I kept that house for years, finishing some architectural details that the arrival of Christmas had thwarted, installing new furniture over time, adding dishes and doormats and plastic chickens. I borrowed baby Stevie from my Sunshine Family dolls and he lived happily in a second story bedroom. I finished painting the front railings just about the time we had to put it into storage, the year I turned 16. I knew I’d miss it in my new German bedroom.

Four years later, having left West Germany behind and returned Stateside, a truck arrived with Mom and Dad’s things that had been stored away for all that time. A huge box was placed upon the grass, DOLLHOUSE scrawled across the lid in bold Sharpie.

“Where do you want this?” the man asked, indifferently.

“Just leave it right here for now,” Mom replied, handing me a box cutter. I think she was as excited as I was.
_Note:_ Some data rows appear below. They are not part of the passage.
template <int HR>
__global__ void __launch_bounds__(512, 2)
ig_conv_x6p_kernel(const float* __restrict__ x, const u32x4* __restrict__ w6, const float* __restrict__ scale,
                   const float* __restrict__ shift, float* __restrict__ y, const ts::X6P p) {
  using G = XPG<HR>;
  extern __shared__ __attribute__((aligned(16))) u32x4 ldsp[];
  constexpr int NPIX = G::NPIX, LCOLS = G::LCOLS, NPB = G::NPB;
  const int half = threadIdx.x >> 8, tid = threadIdx.x & 255;
  const int wave = tid >> 6, lane = tid & 63;
  const int px = lane & 31, grp = lane >> 5;
  u32x4* wls = ldsp;
  u32x4* in6 = ldsp + G::TILE0 + half * G::HALF_U;

  const int total = p.total_tiles;
  const int nwg = gridDim.x, g = blockIdx.x;
  int band0, band1, first, step;
  if (p.xcd && nwg % 8 == 0) {
    const int per = (total + 7) / 8, xcd = g & 7;
    band0 = xcd * per; band1 = min(total, band0 + per);
    first = band0 + (g >> 3); step = nwg >> 3;
  } else {
    band0 = 0; band1 = total; first = g; step = nwg;
  }
  const int nchunk = (p.Cin + XP_NC - 1) / XP_NC;
  auto tile_at = [&](int L) {
    XPTile t;
    const int tile = L % p.tiles_pp;
    int r = L / p.tiles_pp;
    const int cog = r % p.co_groups; r /= p.co_groups;
    t.od = r % p.D; r /= p.D;
    t.b = r % p.B; t.ks = r / p.B;
    t.c0 = t.ks * p.kspan; t.c1 = min(nchunk, t.c0 + p.kspan);
    t.co0 = cog * 32;
    t.ty0 = (tile / p.tiles_x) * (2 * HR) + half * HR;
    t.tx0 = (tile % p.tiles_x) * 32;
    return t;
  };
  const unsigned HW = static_cast<unsigned>(p.H) * p.W;
  const unsigned cstride_b = static_cast<unsigned>(p.in_cstride) * 4u;

  constexpr int SPC = G::SPC, NCH = G::NCH;
  const bool stager = tid < SPC * G::SLOTS;
  const int sg = SPC == 2 ? tid / G::SLOTS : tid / (2 * G::SLOTS);
  const int shalf = SPC == 2 ? 0 : (tid & 1);
  const int sslot = SPC == 2 ? tid - sg * G::SLOTS : (tid - sg * 2 * G::SLOTS) >> 1;
  const int srow = sslot / G::QPR, squad = sslot - srow * G::QPR;
  const int lpix = sg * NPIX + srow * LCOLS + 4 * squad;
  const int wsw = (sslot >> 1) & 1;
  const __amdgpu_buffer_rsrc_t wr = ig_rsrc(w6, p.w_bytes);
  const unsigned wchunk_b = static_cast<unsigned>(3 * XP_GSLOTS * 2 * p.coutp) * 16u;

  unsigned long long* trc = (p.trace && g == p.trace_wg && (tid == 0)) ? p.trace + half * 256 : nullptr;
  int ntr = 0;
  auto stamp = [&]() {
    if (trc && ntr < 250) trc[ntr] = __builtin_amdgcn_s_memtime();
    ++ntr;
  };
  stamp();
  unsigned long long* wgt = (p.trace && p.trace_wg == -2 && threadIdx.x == 0 && g < 8000) ? p.trace + 512 + 4 * g : nullptr;
  if (wgt) { wgt[0] = __builtin_amdgcn_s_memtime(); wgt[3] = __builtin_amdgcn_s_memrealtime(); }

  __amdgpu_buffer_rsrc_t xr;
  unsigned goff = kOOB;
  auto aim = [&](const XPTile& t) {
    xr = ig_rsrc(x + static_cast<long long>(t.b) * p.in_bstride, p.in_bytes);
    const int gy = t.ty0 - 1 + srow, gx = t.tx0 - 4 + 4 * squad;
    goff = (stager && gy >= 0 && gy < p.H && gx >= 0 && gx < p.W)
        ? (static_cast<unsigned>(t.od) * HW + static_cast<unsigned>(gy) * p.W + gx) * 4u : kOOB;
  };
  v4f rin[NCH];
  auto fetch = [&](int c) {
#pragma unroll
    for (int e = 0; e < NCH; ++e) {
      const unsigned co = static_cast<unsigned>(min(c * XP_NC + sg * 8 + shalf * 4 + e, p.Cin - 1)) * cstride_b;
      rin[e] = __builtin_bit_cast(v4f, __builtin_amdgcn_raw_buffer_load_b128(xr, (goff == kOOB || (p.dbg & 1)) ? kOOB : goff + co, 0, 0));
    }
  };
  auto dma_weights = [&](int c, int co0, int buf, int share) {
    u32x4* dst = wls + buf * XP_WBUF;
    const unsigned cbase = static_cast<unsigned>(c) * wchunk_b;
    const bool lane_ok = co0 + px < p.coutp && !(p.dbg & 16);
#pragma unroll
    for (int q = 0; q < 7; ++q) {
      const int i = share < 0 ? wave + 4 * q : 2 * (wave + 4 * q) + share;
      if (i < 27 && (share < 0 || q < 4)) {
        const int pt = i / 9, tap = i - pt * 9;
        const unsigned row = static_cast<unsigned>((pt * XP_GSLOTS + tap) * 2 + grp);
        const unsigned off = lane_ok ? (row * p.coutp + co0 + px) * 16u + cbase : kOOB;
        __builtin_amdgcn_raw_ptr_buffer_load_lds(wr, (lds_ptr_t)(dst + i * 64), 16, off, 0, 0, 0);
      }
    }
  };
  auto commit = [&]() {
    if (stager && !(p.dbg & 4)) {
#pragma unroll
      for (int i = 0; i < 4; ++i) {
        unsigned part[3][NCH / 2];
#pragma unroll
        for (int e = 0; e < NCH / 2; ++e) split6(rin[2 * e][i], rin[2 * e + 1][i], part[0][e], part[1][e], part[2][e]);
#pragma unroll
        for (int pt = 0; pt < 3; ++pt) {
          if constexpr (SPC == 2) in6[pt * 2 * NPIX + lpix + (i ^ wsw)] = u32x4{part[pt][0], part[pt][1], part[pt][2], part[pt][3]};
          else reinterpret_cast<u32x2*>(in6 + pt * 2 * NPIX + lpix + (i ^ wsw))[shalf] = u32x2{part[pt][0], part[pt][1]};
        }
      }
    }
  };

  auto swz = [](int P) { return (P & ~3) | ((P & 3) ^ ((P >> 3) & 1)); };
  int rbase[2][3];
#pragma unroll
  for (int rr = 0; rr < 2; ++rr)
#pragma unroll
    for (int kx = 0; kx < 3; ++kx) rbase[rr][kx] = grp * NPIX + swz((wave * NPB + rr) * LCOLS + 3 + kx + px);
  const int aoff = grp * 32 + px;

  constexpr int CH = NPB == 1 ? 2 : 1;
  constexpr int NACC = CH * NPB;
  f32x16 acc[NPB];

  constexpr int EPITCH = NPB * 32 + 4;
  float* scr = reinterpret_cast<float*>(ldsp + G::TILE0 + 2 * G::HALF_U) + (threadIdx.x >> 6) * (8 * EPITCH);
  const float* ss = reinterpret_cast<const float*>(ldsp + G::TILE0 + 2 * G::HALF_U) + 8 * 8 * EPITCH;
  auto epilogue = [&](const XPTile& t) {
    const bool split = p.ksplit > 1;
    const __amdgpu_buffer_rsrc_t yr = split
        ? ig_rsrc(p.partial + (static_cast<size_t>(t.ks) * p.B + t.b) * p.Cout * (static_cast<size_t>(p.D) * HW), p.part_bytes)
        : ig_rsrc(y + static_cast<long long>(t.b) * p.out_bstride, p.out_bytes);
    const unsigned ocs = split ? static_cast<unsigned>(p.D) * HW * 4u : static_cast<unsigned>(p.out_cstride) * 4u;
    const float* ab = (p.addend && !split) ? p.addend + static_cast<size_t>(t.b) * p.add_bstride : nullptr;
    const unsigned obase = static_cast<unsigned>(t.od) * HW;
    if (ab) {
#pragma unroll
      for (int r = 0; r < 16; ++r)
#pragma unroll
        for (int pb = 0; pb < NPB; ++pb) {
          const int oy = t.ty0 + wave * NPB + pb, ox = t.tx0 + px;
          acc[pb][r] += ab[static_cast<size_t>(min(t.co0 + (r & 3) + 8 * (r >> 2) + 4 * grp, p.Cout - 1)) * p.add_cstride +
                           ((oy < p.H && ox < p.W) ? static_cast<unsigned>(oy) * p.W + ox : 0u)];
        }
    }
#pragma unroll
    for (int r = 0; r < 16; ++r) {
      const int cc = min(t.co0 + (r & 3) + 8 * (r >> 2) + 4 * grp, p.coutp - 1);
      const float sc = split ? 1.f : ss[cc], sh = split ? 0.f : ss[XP_MAXC + cc];
#pragma unroll
      for (int pb = 0; pb < NPB; ++pb) acc[pb][r] = acc[pb][r] * sc + sh;
    }
    if (split) {
    } else if (p.act == ACT_SILU) {
#pragma unroll
      for (int r = 0; r < 16; ++r)
#pragma unroll
        for (int pb = 0; pb < NPB; ++pb) acc[pb][r] = silu_fast(acc[pb][r]);
    } else if (p.act == ACT_RELU) {
#pragma unroll
      for (int r = 0; r < 16; ++r)
#pragma unroll
        for (int pb = 0; pb < NPB; ++pb) acc[pb][r] = fmaxf(acc[pb][r], 0.f);
    }
#pragma unroll
    for (int k = 0; k < 4; ++k) {
#pragma unroll
      for (int j = 0; j < 4; ++j)
#pragma unroll
        for (int pb = 0; pb < NPB; ++pb) scr[(j + 4 * grp) * EPITCH + pb * 32 + px] = acc[pb][4 * k + j];
#pragma unroll
      for (int m = 0; m < NPB; ++m) {
        const int i = lane + 64 * m;
        const int c8 = i / (8 * NPB), q = i % (8 * NPB);
        const v4f val = *reinterpret_cast<const v4f*>(scr + c8 * EPITCH + q * 4);
        const int oy = t.ty0 + wave * NPB + (q >> 3), ox = t.tx0 + (q & 7) * 4;
        const int co = t.co0 + 8 * k + c8;
        const unsigned off = (oy < p.H && ox < p.W && co < p.Cout && !(p.dbg & 8))
            ? (obase + static_cast<unsigned>(oy) * p.W + ox) * 4u + static_cast<unsigned>(co) * ocs : kOOB;
        __builtin_amdgcn_raw_buffer_store_b128(__builtin_bit_cast(u32x4, val), yr, off, 0, 0);
      }
    }
  };

  if (first >= band1) return;
  {
    float* ssw = reinterpret_cast<float*>(ldsp + G::TILE0 + 2 * G::HALF_U) + 8 * 8 * EPITCH;
    for (int i = threadIdx.x; i < p.coutp; i += 512) {
      ssw[i] = scale ? scale[i] : 1.f;
      ssw[XP_MAXC + i] = shift ? shift[i] : 0.f;
    }
  }
  XPTile cur = tile_at(first);
  aim(cur);
  fetch(cur.c0);
  constexpr int NWB = G::NWB;
  if (NWB == 3) dma_weights(cur.c0, cur.co0, 0, half);
  else if (half == 1) dma_weights(cur.c0, cur.co0, 0, -1);
  if (half == 1) {
    asm volatile("s_waitcnt vmcnt(0)" ::: "memory");
    phase_barrier();
  }
  stamp();
  int wcur = 0, wnext = 1;
  for (int L = first; L < band1; L += step) {
    const bool more = L + step < band1;
    const XPTile nxt = more ? tile_at(L + step) : cur;
#pragma unroll
    for (int pb = 0; pb < NPB; ++pb)
#pragma unroll
      for (int r = 0; r < 16; ++r) acc[pb][r] = 0.f;
    for (int c = cur.c0; c < cur.c1; ++c, wcur = wnext, wnext = (wnext + 1 == NWB ? 0 : wnext + 1)) {
      const bool last = c + 1 == cur.c1;
      asm volatile("s_waitcnt vmcnt(0)" ::: "memory");
      stamp();
      if ((NWB == 3 || half == 1) && (!last || more))
        dma_weights(last ? nxt.c0 : c + 1, last ? nxt.co0 : cur.co0, wnext, NWB == 3 ? half : -1);
      commit();
      asm volatile("s_waitcnt lgkmcnt(0)" ::: "memory");
      stamp();
      phase_barrier();
      stamp();
      if (!last) fetch(c + 1);
      else if (more) { aim(nxt); fetch(nxt.c0); }
      const u32x4* wb = wls + wcur * XP_WBUF;
      f32x16 part[NACC];
#pragma unroll
      for (int a = 0; a < NACC; ++a)
#pragma unroll
        for (int r = 0; r < 16; ++r) part[a][r] = 0.f;
      bf16x8 af[2][3], bf[2][3][NPB];
      auto load_frag = [&](int tap, int buf) {
        constexpr int OA[3] = {0, 2, 1}, OB[3] = {2, 0, 1};
#pragma unroll
        for (int k = 0; k < 3; ++k) {
          af[buf][OA[k]] = __builtin_bit_cast(bf16x8, wb[(OA[k] * 9 + tap) * 64 + aoff]);
#pragma unroll
          for (int pb = 0; pb < NPB; ++pb) bf[buf][OB[k]][pb] = __builtin_bit_cast(bf16x8, in6[OB[k] * 2 * NPIX + rbase[(pb + tap / 3) & 1][tap % 3] + ((pb + tap / 3) >> 1) * 80]);
        }
      };
      if (!(p.dbg & 2)) {
        load_frag(0, 0);
        __builtin_amdgcn_sched_group_barrier(0x100, 3 + 3 * NPB, 0);
#pragma unroll
        for (int tap = 0; tap < 9; ++tap) {
          if (tap + 1 < 9) load_frag(tap + 1, (tap + 1) & 1);
          constexpr int PA[6] = {0, 2, 1, 0, 1, 0}, PB[6] = {2, 0, 1, 1, 0, 0};
#pragma unroll
          for (int t = 0; t < 6; ++t)
#pragma unroll
            for (int pb = 0; pb < NPB; ++pb) {
              const int a = pb * CH + (t % CH);
              part[a] = __builtin_amdgcn_mfma_f32_32x32x16_bf16(af[tap & 1][PA[t]], bf[tap & 1][PB[t]][pb], part[a], 0, 0, 0);
            }
          if (tap + 1 < 9) {
#pragma unroll
            for (int k = 0; k < 3 + 3 * NPB; ++k) {
              __builtin_amdgcn_sched_group_barrier(0x008, 1, 0);
              __builtin_amdgcn_sched_group_barrier(0x100, 1, 0);
            }
            if constexpr (6 * NPB > 3 + 3 * NPB) __builtin_amdgcn_sched_group_barrier(0x008, 6 * NPB - (3 + 3 * NPB), 0);
          } else {
            __builtin_amdgcn_sched_group_barrier(0x008, 6 * NPB, 0);
          }
        }
      }
#pragma unroll
      for (int pb = 0; pb < NPB; ++pb)
#pragma unroll
        for (int r = 0; r < 16; ++r) {
          float v = part[pb * CH][r];
#pragma unroll
          for (int k = 1; k < CH; ++k) v += part[pb * CH + k][r];
          acc[pb][r] += v;
        }
      if (trc) asm volatile("s_nop 0" :: "v"(acc[0][0]), "v"(acc[NPB - 1][15]));
      stamp();
      if (NWB == 3 || half == 1) asm volatile("s_waitcnt vmcnt(%0)" :: "n"(NCH) : "memory");
      phase_barrier();
      stamp();
    }
    epilogue(cur);
    stamp();
    cur = nxt;
  }
  if (wgt) { asm volatile("s_waitcnt vmcnt(0)" ::: "memory"); wgt[1] = __builtin_amdgcn_s_memtime(); wgt[2] = __builtin_amdgcn_s_memrealtime(); }
  if (half == 0) phase_barrier();
}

We sliced the tape, folded back the lid, and there it was.

Smashed.

Busted.

Literal sawdust.

Literal holes.

I turned away, unable to face the shock on Mom’s face. I brushed past oblivious moving men, went into the upheaval of my room and shut the door, flinging myself upon my bed. I cried that day. For far longer than one might think a 20 year old should cry for a broken dollhouse.

It had been a cherished hope. A wonderful surprise. A time-consuming art piece. A creative outlet. A miniature world. The one thing I had missed the most, and looked forward to with the coming of that great big van.

Destroyed.

I wonder, sometimes, if that’s how God looks at His world. He anticipated it; He made it; He saw that it was good. He cherished it; He watched it; He set it up to succeed.

Yet still it fell. Still it failed. Still sin entered in.

Destroyed.

And so He sent the angel.

So He sent His Son.

So He came to save us.

And as we fling ourselves upon our beds in our misery, we fling ourselves upon His mercy, and that wee tiny baby takes hold of our hearts.

“What shall I give Him, poor as I am? If I were a shepherd, I would give a lamb. If I were a wiseman, I would do my part. But what I can, I give Him. Give my heart.” – Christina Rossetti

(All photos curtesy of my dad. The angel is me, by the way, circa 1976?)